+++ Entries supplied
@@ -930,12 +942,32 @@
 #undef TS
     FOCUS_CHECK_LAUNCH();
     const int64_t ng = rows * heads * 8;
-    dim3 gv((unsigned)cdiv64(ng, 256));
-#define TO(FT) hipLaunchKernelGGL((time2_out_kernel<FT>), gv, dim3(256), 0, s, (const bf16_t*)xt, attn2, (bf16_t*)out, out_bstride, ng, S, heads)
+    const int64_t ncls = cls ? (int64_t)B * heads * 8 : 0;
+    dim3 gv((unsigned)cdiv64(ng + ncls, 256));
+#define TO(FT) hipLaunchKernelGGL((time2_out_kernel<FT>), gv, dim3(256), 0, s, (const bf16_t*)xt, attn2, (bf16_t*)out, out_bstride, ng, S, heads, (const bf16_t*)cls, cls_bstride, ncls)
     if (F == 8) TO(8); else if (F == 4) TO(4); else TO(16);
 #undef TO
     FOCUS_CHECK_LAUNCH();
     return FOCUS_OK;
+}
+
+extern "C" int focus_traj_time2_fwd(const void* q2, const void* xt, const void* wkT, int64_t ldw, void* out,
+                                    int64_t out_bstride, float* attn2, void* ws, size_t ws_bytes, int B, int S, int F,
+                                    int heads, int d, int dtype, void* stream) {
+    return time2_fwd_impl(q2, xt, wkT, ldw, out, out_bstride, attn2, ws, ws_bytes, B, S, F, heads, d, dtype, nullptr, 0,
+                          stream);
+}
+
+extern "C" int focus_traj_time2_fwd_cls(const void* q2, const void* xt, const void* wkT, int64_t ldw, const void* cls,
+                                        int64_t cls_bstride, void* out, int64_t out_bstride, float* attn2, void* ws,
+                                        size_t ws_bytes, int B, int S, int F, int heads, int d, int dtype, void* stream) {
+    if (!cls || !out) return FOCUS_ERR_NULL;
+    if (heads <= 0 || d <= 0) return FOCUS_ERR_SHAPE;
+    const int64_t C = (int64_t)heads * d;
+    if (cls_bstride < C || (cls_bstride & 7) || out_bstride < (int64_t)(S + 1) * C) return FOCUS_ERR_SHAPE;
+    if (!focus_aligned(cls, 16)) return FOCUS_ERR_ALIGN;
+    return time2_fwd_impl(q2, xt, wkT, ldw, (bf16_t*)out + C, out_bstride, attn2, ws, ws_bytes, B, S, F, heads, d, dtype,
+                          cls, cls_bstride, stream);
 }
 
 extern "C" int focus_traj_time2_bwd(const void* q2, const void* xt, const void* wkT, int64_t ldw, const float* attn2,
diff --git a/focus_amd/csrc/traj_time2_gw.hip b/focus_amd/csrc/traj_time2_gw.hip
--- a/focus_amd/csrc/traj_time2_gw.hip
+++ b/focus_amd/csrc/traj_time2_gw.hip
@@ -128,9 +128,12 @@
 }
 
 __global__ __launch_bounds__(256) void time2_gw_reduce_kernel(const float* __restrict__ slabs, float* __restrict__ dwk, int64_t n4,
-                                                              int splits) {
+                                                              int splits, int64_t z4) {
     const int64_t i = (int64_t)blockIdx.x * 256 + threadIdx.x;
-    if (i >= n4) return;
+    if (i >= n4) {
+        if (i < n4 + z4) reinterpret_cast<float4*>(dwk)[i] = make_float4(0.f, 0.f, 0.f, 0.f);
+        return;
+    }
     float4 s = reinterpret_cast<const float4*>(slabs)[i];
 #pragma unroll 4
     for (int k = 1; k < splits; ++k) {
@@ -156,8 +159,8 @@
     return (size_t)gw_splits(R, heads) * C_ * C_ * sizeof(float);
 }
 
-extern "C" int focus_traj_time2_gw(const void* g, const void* q2, const void* wk, int64_t wk_ld, void* dq2, float* dwk, void* ws,
-                                   size_t ws_bytes, int R, int heads, int d, int dtype, void* stream) {
+static int time2_gw_impl(const void* g, const void* q2, const void* wk, int64_t wk_ld, void* dq2, float* dwk, void* ws,
+                         size_t ws_bytes, int R, int heads, int d, int dtype, int64_t zero_tail, void* stream) {
     if (!g || !q2 || !wk || !dq2 || !dwk || !ws) return FOCUS_ERR_NULL;
     if (!focus_traj_time2_gw_ok(R, heads, d, dtype) || (wk_ld & 7)) return FOCUS_ERR_SHAPE;
     if (!focus_aligned(g, 16) || !focus_aligned(q2, 16) || !focus_aligned(wk, 16) || !focus_aligned(dwk, 16)) return FOCUS_ERR_ALIGN;
@@ -174,7 +177,21 @@
                        (bf16_t*)dq2, (float*)ws, R, heads, tps);
     FOCUS_CHECK_LAUNCH();
     const int64_t n4 = (int64_t)C_ * C_ / 4;
-    hipLaunchKernelGGL(time2_gw_reduce_kernel, dim3((unsigned)cdiv64(n4, 256)), dim3(256), 0, s, (const float*)ws, dwk, n4, used);
+    const int64_t z4 = zero_tail / 4;
+    hipLaunchKernelGGL(time2_gw_reduce_kernel, dim3((unsigned)cdiv64(n4 + z4, 256)), dim3(256), 0, s, (const float*)ws, dwk, n4, used,
+                       z4);
     FOCUS_CHECK_LAUNCH();
     return FOCUS_OK;
 }
+
+extern "C" int focus_traj_time2_gw(const void* g, const void* q2, const void* wk, int64_t wk_ld, void* dq2, float* dwk, void* ws,
+                                   size_t ws_bytes, int R, int heads, int d, int dtype, void* stream) {
+    return time2_gw_impl(g, q2, wk, wk_ld, dq2, dwk, ws, ws_bytes, R, heads, d, dtype, 0, stream);
+}
+
+extern "C" int focus_traj_time2_gw_full(const void* g, const void* q2, const void* wk, int64_t wk_ld, void* dq2, float* dwk,
+                                        int64_t zero_tail, void* ws, size_t ws_bytes, int R, int heads, int d, int dtype,
+                                        void* stream) {
+    if (zero_tail < 0 || (zero_tail & 3)) return FOCUS_ERR_SHAPE;
+    return time2_gw_impl(g, q2, wk, wk_ld, dq2, dwk, ws, ws_bytes, R, heads, d, dtype, zero_tail, stream);
+}
diff --git a/focus_amd/ops.py b/focus_amd/ops.py
--- a/focus_amd/ops.py
+++ b/focus_amd/ops.py
@@ -139,6 +139,8 @@
 
 import os as _os
 
+FUSED_GLUE = _os.environ.get("FOCUS_FUSED_GLUE", "1") != "0"
+
 
 def wgrad_async(dy, x, want_bias):
     dw, db = linear_wgrad(dy, x, want_bias)
@@ -277,7 +279,8 @@
 def shadow(w, dtype, transposed=False):
     w = getattr(w, "_focus_base", w)
     if dtype == torch.float32 and not transposed:
-        return w.detach()
+        wd = w.detach()
+        return wd.reshape(wd.shape[0], -1) if wd.dim() > 2 else wd
     key = (id(w), dtype, transposed)
     hit = _shadow_cache.get(key)
     if hit is not None and hit[0]() is w and hit[1] == (w._version, w.data_ptr(), _shadow_gen):
@@ -289,7 +292,7 @@
         _lib.check(_lib.lib().focus_transpose_pad(_p(wd), _dt(wd), K, 0, _p(out), _dt(out), N, 0, N, K, 1, _stream()),
                    "shadow^T")
     else:
-        out = cast(wd, dtype)
+        out = cast(wd.reshape(wd.shape[0], -1) if wd.dim() > 2 else wd, dtype)
     global _shadow_epoch
     _shadow_epoch += 1
     _shadow_cache[key] = (weakref.ref(w, lambda _r, k=key: _shadow_cache.pop(k, None)),
@@ -1299,12 +1302,19 @@
         L = _lib.lib()
         wkT = shadow(w_kv, xt.dtype, transposed=True)
         out = torch.empty(B, S + 1, C, device=xt.device, dtype=xt.dtype)
-        out[:, 0].copy_(cls_out.reshape(B, C))
         attn2 = torch.empty(B, S, heads, F_, device=xt.device, dtype=torch.float32)
         nb = L.focus_traj_time2_workspace_bytes(B, S, F_, heads, d)
         ws = torch.empty(nb // 4, device=xt.device, dtype=torch.float32)
-        _lib.check(L.focus_traj_time2_fwd(_p(q2), _p(xt), _p(wkT), wkT.stride(0), _p(out, C), (S + 1) * C, _p(attn2),
-                                          _p(ws), nb, B, S, F_, heads, d, _dt(xt), _stream()), "traj_time2_fwd")
+        cls2 = cls_out.reshape(B, C)
+        if (FUSED_GLUE and cls2.dtype == xt.dtype and cls2.stride(1) == 1 and cls2.stride(0) % 8 == 0
+                and cls2.stride(0) >= C and cls2.data_ptr() % 16 == 0):
+            _lib.check(L.focus_traj_time2_fwd_cls(_p(q2), _p(xt), _p(wkT), wkT.stride(0), _p(cls2), cls2.stride(0), _p(out),
+                                                  (S + 1) * C, _p(attn2), _p(ws), nb, B, S, F_, heads, d, _dt(xt),
+                                                  _stream()), "traj_time2_fwd_cls")
+        else:
+            out[:, 0].copy_(cls2)
+            _lib.check(L.focus_traj_time2_fwd(_p(q2), _p(xt), _p(wkT), wkT.stride(0), _p(out, C), (S + 1) * C, _p(attn2),
+                                              _p(ws), nb, B, S, F_, heads, d, _dt(xt), _stream()), "traj_time2_fwd")
         ctx.save_for_backward(q2, xt, attn2, w_kv)
         ctx.heads, ctx.has_b, ctx.cls_shape = heads, b_kv is not None, cls_out.shape
         return out
@@ -1330,14 +1340,24 @@
                 and _os.environ.get("FOCUS_TIME2_GW", "1") != "0"):
             wk = shadow(w_kv, xt.dtype)
             dq2 = torch.empty(B, S, C, device=dev, dtype=xt.dtype)
-            dw = torch.empty(2 * C, C, device=dev, dtype=torch.float32)
             nbw = L.focus_traj_time2_gw_workspace_bytes(R, heads, d)
             wsw = torch.empty(nbw // 4, device=dev, dtype=torch.float32)
-            _lib.check(L.focus_traj_time2_gw(_p(g), _p(q2), _p(wk), wk.stride(0), _p(dq2), _p(dw), _p(wsw), nbw, R, heads, d,
-                                             _dt(xt), _stream()), "traj_time2_gw")
-            dw[C:].zero_()
-            if ctx.has_b and ctx.needs_input_grad[3]:
-                db = torch.zeros(2 * C, device=dev, dtype=torch.float32)
+            want_b = ctx.has_b and ctx.needs_input_grad[3]
+            if FUSED_GLUE:
+                buf = torch.empty(2 * C * C + (2 * C if want_b else 0), device=dev, dtype=torch.float32)
+                dw = buf[:2 * C * C].view(2 * C, C)
+                _lib.check(L.focus_traj_time2_gw_full(_p(g), _p(q2), _p(wk), wk.stride(0), _p(dq2), _p(buf),
+                                                      buf.numel() - C * C, _p(wsw), nbw, R, heads, d, _dt(xt), _stream()),
+                           "traj_time2_gw_full")
+                if want_b:
+                    db = buf[2 * C * C:]
+            else:
+                dw = torch.empty(2 * C, C, device=dev, dtype=torch.float32)
+                _lib.check(L.focus_traj_time2_gw(_p(g), _p(q2), _p(wk), wk.stride(0), _p(dq2), _p(dw), _p(wsw), nbw, R, heads,
+                                                 d, _dt(xt), _stream()), "traj_time2_gw")
+                dw[C:].zero_()
+                if want_b:
+                    db = torch.zeros(2 * C, device=dev, dtype=torch.float32)
             dcls = dcat[:, :1].reshape(ctx.cls_shape) if ctx.needs_input_grad[4] else None
             return dq2, dxt, dw, db, dcls, None
         if ctx.needs_input_grad[0]:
++++++
If a line in the data above holds the string "define", report that line.

-#define TO(FT) hipLaunchKernelGGL((time2_out_kernel<FT>), gv, dim3(256), 0, s, (const bf16_t*)xt, attn2, (bf16_t*)out, out_bstride, ng, S, heads)
+#define TO(FT) hipLaunchKernelGGL((time2_out_kernel<FT>), gv, dim3(256), 0, s, (const bf16_t*)xt, attn2, (bf16_t*)out, out_bstride, ng, S, heads, (const bf16_t*)cls, cls_bstride, ncls)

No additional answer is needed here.